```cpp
namespace kd {
int occupancy(kd_ctx* ctx, const void* kernel, int block, size_t lds) {
    const auto key = std::make_tuple(kernel, block, lds);
    auto it = ctx->occ.find(key);
    if (it != ctx->occ.end()) return it->second;
    int nb = 0;
    if (hipSetDevice(ctx->device) != hipSuccess ||
        hipOccupancyMaxActiveBlocksPerMultiprocessor(&nb, kernel, block, lds) != hipSuccess || nb <= 0)
        nb = 1;
    ctx->occ[key] = nb;
    return nb;
}
}

extern "C" {

int kd_abi_version(void) { return KD_ABI_VERSION; }

const char* kd_last_error(void) { return kd::g_err; }

__global__ void k_load_probe() {}

namespace {
struct OptDef {
    const char* name;
    const char* env;
    int64_t kd_opts::*i64;
    int kd_opts::*i32;
    uint64_t kd_opts::*u64;
};
const OptDef OPTS[] = {
    {"merge3_join", "KD_MERGE3_JOIN", nullptr, &kd_opts::merge3_join, nullptr},
    {"merge3_split", "KD_MERGE3_SPLIT", nullptr, &kd_opts::merge3_split, nullptr},
    {"j3_ol", "KD_J3_OL", nullptr, &kd_opts::j3_ol, nullptr},
    {"j3_v", "KD_J3_V", nullptr, &kd_opts::j3_v, nullptr},
    {"j2_oidlds_min", "KD_J2_OIDLDS_MIN", nullptr, nullptr, &kd_opts::j2_oidlds_min},
    {"j2r", "KD_J2R", nullptr, &kd_opts::j2r, nullptr},
    {"j2_walk", "KD_J2_WALK", nullptr, &kd_opts::j2_walk, nullptr},
    {"fd_stream", "KD_FD_STREAM", nullptr, &kd_opts::fd_stream, nullptr},
    {"fd_walk", "KD_FD_WALK", nullptr, &kd_opts::fd_walk, nullptr},
    {"pkm_max_blocks", "KD_PKM_MAX_BLOCKS", nullptr, nullptr, &kd_opts::pkm_max_blocks},
    {"trace_host", "KD_TRACE_HOST", nullptr, &kd_opts::trace_host, nullptr},
    {"step_overlap", "KD_STEP_OVERLAP", nullptr, &kd_opts::step_overlap, nullptr},
    {"step_overlap_min", "KD_STEP_OVERLAP_MIN", nullptr, nullptr, &kd_opts::step_overlap_min},
    {"pkm_wave", "KD_PKM_WAVE", nullptr, &kd_opts::pkm_wave, nullptr},
};
void opt_set(kd_opts& o, const OptDef& d, int64_t v) {
    if (d.i32) o.*(d.i32) = (int)v;
    else if (d.u64) o.*(d.u64) = (uint64_t)v;
}
}

int kd_set_option(kd_ctx* ctx, const char* name, int64_t value) {
    KD_CHECK(ctx && name, "kd_set_option: NULL");
    for (const OptDef& d : OPTS)
        if (!strcmp(d.name, name)) {
            opt_set(ctx->opt, d, value);
            return KD_OK;
        }
    KD_CHECK(false, "kd_set_option: unknown option '%s'", name);
}

int kd_get_option(kd_ctx* ctx, const char* name, int64_t* value) {
    KD_CHECK(ctx && name && value, "kd_get_option: NULL");
    for (const OptDef& d : OPTS)
        if (!strcmp(d.name, name)) {
            *value = d.i32 ? (int64_t)(ctx->opt.*(d.i32)) : (int64_t)(ctx->opt.*(d.u64));
            return KD_OK;
        }
    KD_CHECK(false, "kd_get_option: unknown option '%s'", name);
}

int kd_init(int device_ordinal, kd_ctx** out) {
    KD_CHECK(out != nullptr, "kd_init: out is NULL");
    int n = 0;
    KD_HIP(hipGetDeviceCount(&n));
    KD_CHECK(device_ordinal >= 0 && device_ordinal < n, "kd_init: device %d of %d", device_ordinal, n);
    KD_HIP(hipSetDevice(device_ordinal));
    kd_ctx* c = new kd_ctx();
    c->device = device_ordinal;
    for (const OptDef& d : OPTS)
        if (const char* v = std::getenv(d.env)) opt_set(c->opt, d, strtoll(v, nullptr, 10));
    hipError_t e = hipStreamCreateWithFlags(&c->own_stream, hipStreamNonBlocking);
    if (e != hipSuccess) {
        delete c;
        set_error("hipStreamCreate: %s", hipGetErrorString(e));
        return KD_EHIP;
    }
    c->stream = c->own_stream;
    int cu = 0;
    if (hipDeviceGetAttribute(&cu, hipDeviceAttributeMultiprocessorCount, device_ordinal) == hipSuccess && cu > 0)
        c->n_cu = cu;
    {
        void* s = nullptr;
        if (hipMalloc(&s, SLAB_BYTES) == hipSuccess) c->slab = (char*)s;
        c->slab_used = 0;
    }
    for (int j = 0; j < 2; j++) {
        void* h = nullptr;
        if (hipHostMalloc(&h, PIN_CHUNK, hipHostMallocMapped) != hipSuccess) break;
        if (hipEventCreateWithFlags(&c->pin_ev[j], hipEventDisableTiming) != hipSuccess) {
            (void)hipHostFree(h);
            break;
        }
        c->pin[j] = (char*)h;
        void* dp = nullptr;
        if (hipHostGetDevicePointer(&dp, h, 0) == hipSuccess) c->pin_dev[j] = dp;
    }
    hipLaunchKernelGGL(k_load_probe, dim3(1), dim3(64), 0, c->stream);
    if (c->slab) {
        (void)hipMemsetAsync(c->slab, 0, 1024, c->stream);
        (void)hipMemcpyAsync(c->slab + 512, c->slab, 256, hipMemcpyDeviceToDevice, c->stream);
        for (int j = 0; j < 2; j++)
            if (c->pin[j]) {
                std::memset(c->pin[j], 0, PIN_CHUNK);
                (void)hipMemcpyAsync(c->slab + 4096, c->pin[j], PIN_CHUNK, hipMemcpyHostToDevice, c->stream);
                if (c->pin_dev[j])
                    hipLaunchKernelGGL(k_to_host, dim3(64), dim3(256), 0, c->stream, (const u8*)(c->slab + 4096),
                                       (u8*)c->pin_dev[j], (u64)PIN_CHUNK);
                (void)hipEventRecord(c->pin_ev[j], c->stream);
                (void)hipEventSynchronize(c->pin_ev[j]);
            }
        kd_side A{};
        A.n = 1;
        A.key = (const u64*)c->slab;
        A.oid = (const u8*)c->slab;
        A.mem = KD_MEM_DEVICE;
        A.key_mode = KD_KEY_INT;
        u32* out = (u32*)(c->slab + 512);
        c->slab_used = (size_t)8 << 20;
        (void)diff2_device(c, &A, &A, 0, out, out + 8, (u64*)(c->slab + 768), (u32*)(c->slab + 800));
        c->slab_used = 0;
        for (auto& kv : c->bufs)
            if (!kv.second.slab && kv.second.p) (void)hipFree(kv.second.p);
        c->bufs.clear();
    }
    if ((e = hipStreamSynchronize(c->stream)) != hipSuccess) {
        if (c->slab) (void)hipFree(c->slab);
        for (int j = 0; j < 2; j++) {
            if (c->pin[j]) (void)hipHostFree(c->pin[j]);
            if (c->pin_ev[j]) (void)hipEventDestroy(c->pin_ev[j]);
        }
        (void)hipStreamDestroy(c->own_stream);
        delete c;
        set_error("kd_init: %s", hipGetErrorString(e));
        return KD_EHIP;
    }
    *out = c;
    return KD_OK;
}

int kd_fini(kd_ctx* ctx) {
    if (!ctx) return KD_OK;
    (void)hipSetDevice(ctx->device);
    (void)hipStreamSynchronize(ctx->stream);
    prof_flush(ctx);
    comm_release(ctx);
    gather_release(ctx);
    if (ctx->side_stream) {
        (void)hipStreamSynchronize(ctx->side_stream);
        (void)hipStreamDestroy(ctx->side_stream);
    }
    if (ctx->ev_fork) (void)hipEventDestroy(ctx->ev_fork);
    if (ctx->ev_join) (void)hipEventDestroy(ctx->ev_join);
    for (auto& kv : ctx->bufs)
        if (kv.second.p && !kv.second.slab) (void)hipFree(kv.second.p);
    if (ctx->slab) (void)hipFree(ctx->slab);
    for (int j = 0; j < 2; j++) {
        if (ctx->pin[j]) (void)hipHostFree(ctx->pin[j]);
        if (ctx->pin_ev[j]) (void)hipEventDestroy(ctx->pin_ev[j]);
    }
    for (auto e : ctx->ev_pool) (void)hipEventDestroy(e);
    if (ctx->own_stream) (void)hipStreamDestroy(ctx->own_stream);
    delete ctx;
    return KD_OK;
}

int kd_set_stream(kd_ctx* ctx, void* hip_stream) {
    KD_CHECK(ctx, "kd_set_stream: ctx is NULL");
    ctx->stream = hip_stream ? (hipStream_t)hip_stream : ctx->own_stream;
    return KD_OK;
}

int kd_sync(kd_ctx* ctx) {
    KD_CHECK(ctx, "kd_sync: ctx is NULL");
    KD_HIP(hipSetDevice(ctx->device));
    KD_HIP(hipStreamSynchronize(ctx->stream));
    return prof_flush(ctx);
}

void kd_free(void* p) {
    if (!p) return;
    std::free(p);
}

int kd_prof_enable(kd_ctx* ctx, int on) {
    KD_CHECK(ctx, "kd_prof_enable: ctx is NULL");
    ctx->prof = on != 0;
// ... 185 lines not shown
```

### kart_amd/csrc/kd_fielddiff.hip

```cpp
#include <cstdlib>
#include <type_traits>

#include "kd_internal.h"

namespace kd {

typedef const __attribute__((address_space(3))) u32* lp32;
typedef const __attribute__((address_space(1))) u8* gp8;
typedef const __attribute__((address_space(1))) u32* gp32;
typedef const __attribute__((address_space(1))) u32x4* gp128;

enum : u8 { V_NIL = 0, V_INT = 1, V_FLOAT = 2, V_STR = 3, V_BYTES = 4, V_EXT = 5 };

template <class P>
struct DVal {
    u8 cls;
    u8 big;
    i8 ext;
    u64 bits;
    P p;
    u32 len;
};

template <int W, class P>
// ... 906 lines not shown
            a.meta = b.meta = V_NIL;
            a.len = b.len = 0;
            if (so != -2) {
                if ((u32)so >= cvo) return 1;
                seek_value_w(A, po, (u32)so, io, ipo, a);
            }
            if (sn != -2) {
                if ((u32)sn >= cvn) return 1;
                seek_value_w(B, pn, (u32)sn, in, ipn, b);
            }
            r = scalar_eq(a, b);
            if (r == 2) r = payload_eq(a, A, ipo, b, B, ipn, k, q);
        }
        if (r == 1) set_bit<MR>(mk, m, k);
    }
    return 0;
}

template <int M, int G, int S>
__device__ __forceinline__ void coop_differs(const u64 (&a)[M], const u64 (&b)[M], const u32 (&n)[M], bool (&d)[M]) {
    const u32 j = threadIdx.x & (G - 1), grp = (threadIdx.x & 63) / G;
    u32 sa[M], sd[M], nch[M];
    u64 abase[M], ebase[M];
    u32 nmax = 0;
    bool diff[M];
#pragma unroll
    for (int m = 0; m < M; m++) {
        sa[m] = (u32)(a[m] & 15);
        abase[m] = a[m] - sa[m];
        const u64 e = b[m] - sa[m];
        ebase[m] = e & ~(u64)15;
        sd[m] = (u32)(e & 15);
        nch[m] = n[m] ? (n[m] + sa[m] + 15) >> 4 : 0;
        nmax = nch[m] > nmax ? nch[m] : nmax;
        diff[m] = false;
    }
    for (u32 c0 = 0; c0 < nmax; c0 += G * S) {
        u32x4 O[M][S], N0[M][S], N1[M][S];
#pragma unroll
        for (int m = 0; m < M; m++)
#pragma unroll
            for (int s = 0; s < S; s++) {
                const u32 c = c0 + G * s + j;
                const bool act = c < nch[m];
                const u64 oa = abase[m] + 16ull * c, na = ebase[m] + 16ull * c, bend = b[m] + n[m];
                const bool ok0 = act && na < bend && na + 16 > b[m];
                const bool ok1 = act && sd[m] != 0 && na + 16 < bend;
                const u32x4 z = {0, 0, 0, 0};
                O[m][s] = act ? *(gp128)oa : z;
                N0[m][s] = ok0 ? *(gp128)na : z;
                N1[m][s] = ok1 ? *(gp128)(na + 16) : z;
            }
#pragma unroll
        for (int m = 0; m < M; m++)
#pragma unroll
            for (int s = 0; s < S; s++) {
                const u32 c = c0 + G * s + j;
                const u32 q = sd[m] >> 2, sb = sd[m] & 3;
                const u32x4 P0 = N0[m][s], P1 = N1[m][s];
                const bool s1 = q & 1, s2 = q & 2;
                const u32 b0 = s1 ? P0.y : P0.x, b1 = s1 ? P0.z : P0.y, b2 = s1 ? P0.w : P0.z;
                const u32 b3 = s1 ? P1.x : P0.w, b4 = s1 ? P1.y : P1.x, b5 = s1 ? P1.z : P1.y;
                const u32 b6 = s1 ? P1.w : P1.z;
                const u32 t2[5] = {s2 ? b2 : b0, s2 ? b3 : b1, s2 ? b4 : b2, s2 ? b5 : b3, s2 ? b6 : b4};
                const u32 o[4] = {O[m][s].x, O[m][s].y, O[m][s].z, O[m][s].w};
                const int lo = c == 0 ? (int)sa[m] : 0;
                const int hi = (int)n[m] + (int)sa[m] - 16 * (int)c;
                u32 dd = 0;
#pragma unroll
                for (int k = 0; k < 4; k++) {
                    const u32 nw = __builtin_amdgcn_alignbyte(t2[k + 1], t2[k], sb);
                    const u32 lm = lo >= 4 * k + 4 ? 0u : lo <= 4 * k ? ~0u : ~0u << (8 * (lo - 4 * k));
                    const u32 hm = hi <= 4 * k ? 0u : hi >= 4 * k + 4 ? ~0u : (1u << (8 * (hi - 4 * k))) - 1;
                    dd |= (o[k] ^ nw) & lm & hm;
                }
                diff[m] |= c < nch[m] && dd != 0;
            }
    }
#pragma unroll
    for (int m = 0; m < M; m++) d[m] = ((__ballot(diff[m]) >> (G * grp)) & ((1ull << G) - 1)) != 0;
}
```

################

What the task asks: When the entries above show the word "second" in a line, copy that line out.

Task answer:
    if (it != ctx->occ.end()) return it->second;
            if (!kv.second.slab && kv.second.p) (void)hipFree(kv.second.p);
        if (kv.second.p && !kv.second.slab) (void)hipFree(kv.second.p);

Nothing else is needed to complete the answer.